- The goal of this post is to show that main-thread IO matters and not to “shame” this or that add-on, or platform subsystem. There is only so much I can do alone by filing bugs and fixing some of them. By divulging knowledge about the off-main thread IO API and why it matters, my hope is that Firefox and add-ons developers alike will try to exploit it the next time an opportunity arises. I changed the title of this post accordingly to reflect my intentions.
- Please note that just because some code performs IO on the main-thread, it doesn’t necessarily mean that it can be avoided. This has to be evaluated case by case.
Recently a patch landed in Firefox that allows telemetry to collect aggregated main-thread disk IO timing per filename. Each filename comes with its accumulated time spent and the number of operations performed for open(), read(), write(), fsync() and stat(). Yoric wrote an interesting article some time ago on why main-thread IO can be a serious performance issue.
I collected a day worth of Nightly data using Telemetry’s map-reduce framework and filtered out all those filenames that were not common enough (< 10%) among the submissions. What follows are some interesting questions we could answer thanks to the newly collected data.
- How common are the various operations?
The most common operation is stat() followed by open(), all other operations are very uncommon with a third quartile of 0.
- Is there a correlation between the number of operations and the time spent doing IO on a file?
There is an extremely weak correlation which is what one would expect. Generally, what really makes a difference is the amount of bytes read and written for instance, not the number of actual operations performed.
- Does having a SSD disk lower the time spent doing IO on a file?
A Mann-Whitney test confirms that the distributions of time conditioned on “having a SSD” and “not having a SSD” seem to be indeed statistically different. On average having an SSD disk lowers the time by a factor of 2.7.
The above facts apply to all submissions, but what we are really interested in is discerning those files for which the accumulated time is particularly high. An interesting exercise is to compare some distributions of the top 100 files (in terms of time) against the distributions of the general population to determine if bad timings are correlated with older machines:
- Does the distribution of Windows versions differ between the population and the top 100?
Fisher’s test confirms that the distributions do not differ (with high probability), i.e. the OS version doesn’t seem to influence the timings.
- Does the distribution of CPU architectures (32 vs 64 bit) differ between the population and the top 100?
Fisher’s test confirms that the distributions do not seem to differ.

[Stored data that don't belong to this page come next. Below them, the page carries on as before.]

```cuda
template <int NTHREADS>
__device__ __forceinline__ void group_sync(int g) {
    if (NTHREADS <= 32) {
        __syncwarp();
    } else if (NTHREADS < 256) {
        asm volatile("bar.sync %0, %1;" ::"r"(g + 1), "r"(NTHREADS) : "memory");
    } else {
        __syncthreads();
    }
}

template <int LOG2M>
__host__ __device__ __forceinline__ constexpr int zaddr(int idx) {
    constexpr int G2 = (1 << LOG2M) / 256;
    return (idx & ~15) | ((idx & 15) ^ ((((idx >> 4) & (G2 - 1)) * (16 / G2)) & 15));
}

template <int LOG2M>
struct LocalTw { Tw4 s1, s2; };
template <int LOG2M>
struct LocalTwFull { Tw15 s1, s2; };
template <int LOG2M>
__device__ __forceinline__ void expand_local_twiddles(const LocalTw<LOG2M>& a, LocalTwFull<LOG2M>& o) {
    expand_twiddles(a.s1, o.s1);
    expand_twiddles(a.s2, o.s2);
}

template <int LOG2M>
__device__ __forceinline__ void load_local_twiddles(LocalTw<LOG2M>& st, const float2* __restrict__ twM, int t) {
    constexpr int G2 = (1 << LOG2M) / 256;
    st.s1.w1 = __ldg(twM + t);     st.s1.w2 = __ldg(twM + 2 * t);
    st.s1.w4 = __ldg(twM + 4 * t); st.s1.w8 = __ldg(twM + 8 * t);
    const int e = 16 * (t % G2);
    st.s2.w1 = __ldg(twM + e);     st.s2.w2 = __ldg(twM + 2 * e);
    st.s2.w4 = __ldg(twM + 4 * e); st.s2.w8 = __ldg(twM + 8 * e);
}

#ifndef FFT_LAST_STAGE_SHFL
#define FFT_LAST_STAGE_SHFL 1
#endif
template <int LOG2M, bool KEEP_LAST_IN_REGS, typename TW, typename Mid>
__device__ __forceinline__ void fft_forward_local(float2* v, float2* X, float2* Z, const TW& st,
                                                  int t, int g, bool active, Mid&& mid, unsigned zmask = 0xffffffffu) {
    constexpr int M = 1 << LOG2M;
    constexpr int TPF = M / 16;
    constexpr int G2 = M / 256;
    constexpr int S = 17 * G2;
    static_assert(LOG2M >= 8 && LOG2M <= 12, "local variant covers 256 .. 4096 complex points");
    if (active) {
        bf16pt(v);
        apply_twiddles(v, st.s1);
#pragma unroll
        for (int k = 0; k < 16; ++k) X[k * S + t] = v[k];
    }
    group_sync<TPF>(g);
    mid();
    if (active) {
        const int q = t / G2, p = t % G2;
        float2* Xq = X + q * S;
#pragma unroll
        for (int j = 0; j < 16; ++j) v[j] = Xq[p + G2 * j];
        bf16pt(v);
        if (G2 == 1) {
            if (!KEEP_LAST_IN_REGS) {
#pragma unroll
                for (int k = 0; k < 16; ++k) Z[zaddr<LOG2M>(q + 16 * k)] = v[k];
            }
        } else if (G2 == 2 && FFT_LAST_STAGE_SHFL) {
            apply_twiddles(v, st.s2);
            const int zq = zaddr<LOG2M>(q + 16 * p);
            const float sgn = p ? -1.f : 1.f;
#pragma unroll
            for (int i = 0; i < 8; ++i) {
                const float2 keep = p ? v[2 * i + 1] : v[2 * i];
                const float2 send = p ? v[2 * i] : v[2 * i + 1];
                float2 recv;
                recv.x = __shfl_xor_sync(0xffffffffu, send.x, 1);
                recv.y = __shfl_xor_sync(0xffffffffu, send.y, 1);
                v[2 * i] = cadd(keep, recv);
                v[2 * i + 1] = cmul_elem(csub(keep, recv), make_float2(sgn, sgn));
                if (!KEEP_LAST_IN_REGS) {
#pragma unroll
                    for (int pq = 0; pq < 2; ++pq)
                        if (zmask & (1u << pq)) Z[zq + 32 * i + 256 * pq] = v[2 * i + pq];
                }
            }
        } else {
            apply_twiddles(v, st.s2);
            __syncwarp();
#pragma unroll
            for (int k = 0; k < 16; ++k) Xq[17 * p + k] = v[k];
            __syncwarp();
            const int zq = zaddr<LOG2M>(q + 16 * p);
#pragma unroll
            for (int i = 0; i < 16 / G2; ++i) {
                const int k = p + G2 * i;
#pragma unroll
                for (int pp = 0; pp < G2; ++pp) v[i * G2 + pp] = Xq[17 * pp + k];
                if (G2 == 2) bf2(v[i * 2], v[i * 2 + 1]);
                if (G2 == 4) bf4(v[i * 4], v[i * 4 + 1], v[i * 4 + 2], v[i * 4 + 3]);
                if (G2 == 8) bf8(v + i * 8);
                if (G2 == 16) bf16pt(v);
                if (!KEEP_LAST_IN_REGS) {
#pragma unroll
                    for (int pq = 0; pq < G2; ++pq)
                        if (zmask & (1u << pq)) Z[zq + 16 * G2 * i + 256 * pq] = v[i * G2 + pq];
                }
            }
        }
    }
    if (!KEEP_LAST_IN_REGS) group_sync<TPF>(g);
}

__device__ __forceinline__ void rfft_pair(float2 Zk, float2 Zm, float2 w, float2& Xk, float2& Xmk) {
    const float2 hf = make_float2(0.5f, 0.5f);
    float2 E = __fmul2_rn(__fadd2_rn(make_float2(Zm.x, -Zm.y), Zk), hf);
    float2 O = __fmul2_rn(__fadd2_rn(make_float2(Zk.y, -Zk.x), make_float2(Zm.y, Zm.x)), hf);
    float2 T = cmul(w, O);
    Xk = cadd(E, T);
    float2 D = csub(E, T);
    Xmk = make_float2(D.x, -D.y);
}

__device__ __forceinline__ float cabs(float2 a) { return sqrtf(fmaf(a.x, a.x, a.y * a.y)); }
__device__ __forceinline__ float cabs_fast(float2 a) {
    float y;
    asm("sqrt.approx.ftz.f32 %0, %1;" : "=f"(y) : "f"(fmaf(a.x, a.x, a.y * a.y)));
    return y;
}

}
```

audio-analyzer-omega_b200/csrc/multires_kernel.cuh:

```cuda
#pragma once
#include "fft_core.cuh"

namespace o4 {

struct MultiresArgs {
    const float* x;
    long long ch_stride;
    long long frame_stride;
    long long frame_off0;
    int n_ch;
    int n_frames;
    int first_frame;
    int rounds;
    const float* window;
    const float* binw;
    const float2* twM;
    const float2* twN;
    float* mag_out;
    float2* cplx_out;
    float* comb_out;
    int T;
    int n_tb;
    const int* tb_idx;
    const int* tb_lo;
    const float* tb_frac;
    float wnum, wden;
    int need_lo, need_cnt;
};

struct ZPadded { static constexpr bool PADDED = true; __device__ static __forceinline__ int at(int i) { return padi(i); } };
template <int LOG2M>
struct ZSwizzled { static constexpr bool PADDED = false; __device__ static __forceinline__ int at(int i) { return zaddr<LOG2M>(i); } };

template <int LOG2M, typename ZA>
__device__ __forceinline__ void multires_epilogue(const MultiresArgs& a, const float2* Z, float* mags, int t,
                                                  size_t row, bool active, const float2* twn, const float* bw) {
    using S = FftShape<LOG2M>;
    constexpr int M = S::M, TPF = S::TPF;
    const bool all_bins = (a.mag_out != nullptr) || (a.cplx_out != nullptr);
    const int need_hi = a.need_lo + a.need_cnt;
    const int zt0 = ZA::at(t);
    const int zm0 = (t == 0) ? (ZA::PADDED ? M + M / 16 : M) : ZA::at(M - t);
    float* mrow = a.mag_out ? a.mag_out + row * (M + 1) : nullptr;
    float2* crow = a.cplx_out ? a.cplx_out + row * (M + 1) : nullptr;
#pragma unroll
    for (int i = 0; i < 9; ++i) {
        const int u = (i < 8) ? t + i * TPF : M / 2;
        if (i == 8 && t != 0) break;
        const int k = u, km = M - u;
        const bool ink = (k >= a.need_lo && k < need_hi);
        const bool inm = (km >= a.need_lo && km < need_hi);
        if (!(all_bins || ink || inm)) continue;
        float mk = 0.f, mm = 0.f;
        float2 Xk = make_float2(0.f, 0.f), Xm = Xk;
        if (active) {
            const float2 Zk = Z[(i < 8) ? zt0 + i * TPF + (ZA::PADDED ? i * (TPF / 16) : 0) : ZA::at(u)];
            const float2 Zm = Z[(i >= 1 && i < 8) ? zm0 - i * TPF - (ZA::PADDED ? i * (TPF / 16) : 0) : ZA::at((M - u) & (M - 1))];
            const float2 w = twn[u];
            rfft_pair(Zk, Zm, w, Xk, Xm);
            if (all_bins || ink) { mk = cabs_fast(Xk); if (bw) mk *= bw[k]; }
            if (all_bins || inm) { mm = cabs_fast(Xm); if (bw) mm *= bw[km]; }
        }
        if (mrow) { mrow[k] = mk; mrow[km] = mm; }
        if (crow) { crow[k] = Xk; crow[km] = Xm; }
        if (ink) mags[k - a.need_lo] = mk;
        if (inm) mags[km - a.need_lo] = mm;
    }
}

template <int LOG2M, typename ZA>
__device__ __forceinline__ void multires_epilogue_fused(const MultiresArgs& a, const float2* Z, float* mags, int t,
                                                        bool active, const float2* twn, const float* bw) {
    using S = FftShape<LOG2M>;
    constexpr int M = S::M, TPF = S::TPF;
    const int lo = a.need_lo, hi = a.need_lo + a.need_cnt;
    const unsigned cnt = (unsigned)a.need_cnt;
    const int zt0 = ZA::at(t);
    const int zm0 = (t == 0) ? (ZA::PADDED ? M + M / 16 : M) : ZA::at(M - t);
#pragma unroll
    for (int i = 0; i < 8; ++i) {
        const bool anyk = ((i + 1) * TPF > lo) && (i * TPF < hi);
        const bool anym = (M - i * TPF >= lo) && (M - (i + 1) * TPF + 1 < hi);
        if (!(anyk || anym)) continue;
        const int u = t + i * TPF, km = M - u;
        float mk = 0.f, mm = 0.f;
        if (active) {
            const float2 Zk = Z[zt0 + i * TPF + (ZA::PADDED ? i * (TPF / 16) : 0)];
            const float2 Zm = Z[(i >= 1) ? zm0 - i * TPF - (ZA::PADDED ? i * (TPF / 16) : 0) : ZA::at((M - u) & (M - 1))];
            float2 Xk, Xm;
            rfft_pair(Zk, Zm, twn[u], Xk, Xm);
            if (anyk) { mk = cabs_fast(Xk); if (bw) mk *= bw[u]; }
            if (anym) { mm = cabs_fast(Xm); if (bw) mm *= bw[km]; }
        }
        if ((unsigned)(u - lo) < cnt) mags[u - lo] = mk;
        if ((unsigned)(km - lo) < cnt) mags[km - lo] = mm;
    }
    if (t == 0 && (unsigned)(M / 2 - lo) < cnt) {
        float mk = 0.f;
        if (active) {
            const float2 Zh = Z[ZA::at(M / 2)];
            float2 Xk, Xm;
            rfft_pair(Zh, Zh, twn[M / 2], Xk, Xm);
            mk = cabs_fast(Xk);
            if (bw) mk *= bw[M / 2];
        }
        mags[M / 2 - lo] = mk;
    }
}

struct CombTables { const int* idx; const int* lo; const float* frac; };

template <int TPF>
__device__ __forceinline__ void multires_combine(const MultiresArgs& a, const float* mags, int t, size_t row, bool active,
                                                 const CombTables tb) {
    float* orow = a.comb_out + row * a.T;
    const bool unit = (a.wnum == a.wden);
    for (int j = t; j < a.n_tb; j += TPF) {
        const int lo = tb.lo[j];
        float val = 0.f;
        if (active && lo >= 0) {
            const float m0 = mags[lo - a.need_lo];
            const float m1 = mags[lo + 1 - a.need_lo];
            const float vi = fmaf(m1 - m0, tb.frac[j], m0);
            val = unit ? vi : __fdividef(vi * a.wnum, a.wden);
        }
        orow[tb.idx[j]] = val;
    }
}

template <int LOG2M>
__global__ void __launch_bounds__(256, 2)
multires_local_kernel(const __grid_constant__ MultiresArgs a) {
    using S = FftShape<LOG2M>;
    constexpr int M = S::M, TPF = S::TPF, CONC = S::CONC, BUF = S::BUF;
    static_assert(S::NT == 256, "local kernel runs 256-thread CTAs");
    extern __shared__ __align__(16) unsigned char smem_raw[];
    float2* bufs = reinterpret_cast<float2*>(smem_raw);
    float* mags_all = reinterpret_cast<float*>(bufs + (size_t)CONC * (BUF + M));

    const int tid = threadIdx.x;
    const int g = tid / TPF;
    const int t = tid % TPF;
    float2* X = bufs + (size_t)g * (BUF + M);
    float2* Z = X + BUF;
    const int mstride = a.need_cnt > 0 ? a.need_cnt : 1;
    float* mags0 = mags_all + (size_t)g * mstride;
    float* mags1 = mags0 + (size_t)CONC * mstride;
    int* s_tb_idx = reinterpret_cast<int*>(mags_all + (size_t)2 * CONC * mstride);
    int* s_tb_lo = s_tb_idx + a.n_tb;
    float* s_tb_frac = reinterpret_cast<float*>(s_tb_lo + a.n_tb);
    constexpr bool STAGE_TW = (LOG2M <= 10);
    float2* s_twn = reinterpret_cast<float2*>(s_tb_frac + a.n_tb + ((3 * a.n_tb) & 1));
    float* s_bw = reinterpret_cast<float*>(s_twn + (STAGE_TW ? M / 2 + 1 : 0));
    for (int j = threadIdx.x; j < a.n_tb; j += 256) {
        s_tb_idx[j] = __ldg(a.tb_idx + j); s_tb_lo[j] = __ldg(a.tb_lo + j); s_tb_frac[j] = __ldg(a.tb_frac + j);
    }
    if (STAGE_TW) {
        for (int j = threadIdx.x; j <= M / 2; j += 256) s_twn[j] = __ldg(a.twN + j);
        if (a.binw) for (int j = threadIdx.x; j <= M; j += 256) s_bw[j] = __ldg(a.binw + j);
    }
    __syncthreads();
    const CombTables ctb{s_tb_idx, s_tb_lo, s_tb_frac};
    const float2* twn = STAGE_TW ? s_twn : a.twN;
    const float* bw = a.binw ? (STAGE_TW ? s_bw : a.binw) : nullptr;

    const int frames_per_cta = a.rounds * CONC;
    const int tiles_per_ch = (a.n_frames + frames_per_cta - 1) / frames_per_cta;
    const int ch = blockIdx.x / tiles_per_ch;
    const int tile = blockIdx.x % tiles_per_ch;
    const int f0 = tile * frames_per_cta;

    LocalTwFull<LOG2M> st;
    {
        LocalTw<LOG2M> st4;
        load_local_twiddles<LOG2M>(st4, a.twM, t);
        expand_local_twiddles<LOG2M>(st4, st);
    }
    const float2* wptr = reinterpret_cast<const float2*>(a.window) + t;
    unsigned zmask = 0xffffffffu;
    if (a.mag_out == nullptr && a.cplx_out == nullptr && a.need_cnt > 0) {
        zmask = 0u;
        const int lo = a.need_lo, hi = a.need_lo + a.need_cnt - 1;
        const int mlo = M - hi, mhi = M - lo;
        for (int pq = 0; pq < (M / 256 > 0 ? M / 256 : 1); ++pq) {
            const int b0 = 256 * pq, b1 = b0 + 255;
            if ((lo <= b1 && hi >= b0) || (mlo <= b1 && mhi >= b0) || (pq == 0 && mhi >= M)) zmask |= 1u << pq;
        }
    }

    const float* xch = a.x + (long long)ch * a.ch_stride + a.frame_off0;
    float2 v[16];
    {
        const int f = f0 + g;
        if (f < a.n_frames && f >= a.first_frame) {
            const float2* px = reinterpret_cast<const float2*>(xch + (long long)f * a.frame_stride);
#pragma unroll
            for (int j = 0; j < 16; ++j) v[j] = __ldg(px + t + j * TPF);
        }
    }

    for (int r = 0; r < a.rounds; ++r) {
        const int f = f0 + r * CONC + g;
        const bool valid = f < a.n_frames;
        const bool active = valid && f >= a.first_frame;
        if (active && a.window) {
#pragma unroll
            for (int j = 0; j < 16; ++j) v[j] = cmul_elem(v[j], __ldg(wptr + j * TPF));
        }
        fft_forward_local<LOG2M, false>(v, X, Z, st, t, g, active, [&]() {
            if (r > 0 && a.comb_out) {
                const int fp = f - CONC;
                if (fp < a.n_frames)
                    multires_combine<TPF>(a, ((r - 1) & 1) ? mags1 : mags0, t, (size_t)ch * a.n_frames + fp,
                                          fp >= a.first_frame, ctb);
            }
        }, zmask);
        {
            const int fn = f + CONC;
            if (r + 1 < a.rounds && fn < a.n_frames && fn >= a.first_frame) {
                const float2* px = reinterpret_cast<const float2*>(xch + (long long)fn * a.frame_stride);
#pragma unroll
                for (int j = 0; j < 16; ++j) v[j] = __ldg(px + t + j * TPF);
            }
        }
        if (valid) {
            if (a.mag_out == nullptr && a.cplx_out == nullptr)
                multires_epilogue_fused<LOG2M, ZSwizzled<LOG2M>>(a, Z, (r & 1) ? mags1 : mags0, t, active, twn, bw);
            else
                multires_epilogue<LOG2M, ZSwizzled<LOG2M>>(a, Z, (r & 1) ? mags1 : mags0, t, (size_t)ch * a.n_frames + f, active,
                                                           twn, bw);
        }
    }
    if (a.comb_out) {
        group_sync<TPF>(g);
        const int fl = f0 + (a.rounds - 1) * CONC + g;
        if (fl < a.n_frames)
            multires_combine<TPF>(a, ((a.rounds - 1) & 1) ? mags1 : mags0, t, (size_t)ch * a.n_frames + fl,
                                  fl >= a.first_frame, ctb);
    }
}
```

- Does the distribution of the disk type differ between the population and the top 100?
The distributions do not seem to differ according to Fisher’s test.
Can we deduce something from all this? It seems that files that behave badly do so regardless of the machine’s configuration. That is, removing the offending operations performing IO in the main-thread will likely benefit all users.
Which brings us to the more interesting question of how we should prioritize the IO operations that have to be moved off the main-thread. I am not a big fan of looking only at aggregates of data since outliers turn out to be precious more often than not. Let’s have a look at the distrubtion of the top 100 outliers.
Whoops, looks like httpDataUsage.dat, place-sqlite-wal, omni.ja and prefs.js behave particularly bad quite often. How bad is bad? For instance, one entry of httpDataUsage.dat performs about 100 seconds of IO operations (38 stat & 38 open), i.e. ~ 1.3 seconds per operation!
Now that we have a feeling of the outliers, let’s have a look at the aggregated picture. Say we are interested in those files most users hit (> 90%) and rank them by their third quartile:
In general the total time spent doing IO is about 2 to 3 orders of magnitude lower than for the outliers.
But what happened to the add-ons? It turns out that the initial filtering we applied on our dataset removed most of them. Let’s rectify the situation by taking a dataset with the single hottest entry for each file, in terms of time, and aggregate the filenames by extension:
To keep track of some of the statistics presented here, mreid and myself prepared a dashboard. Time to file some bugs!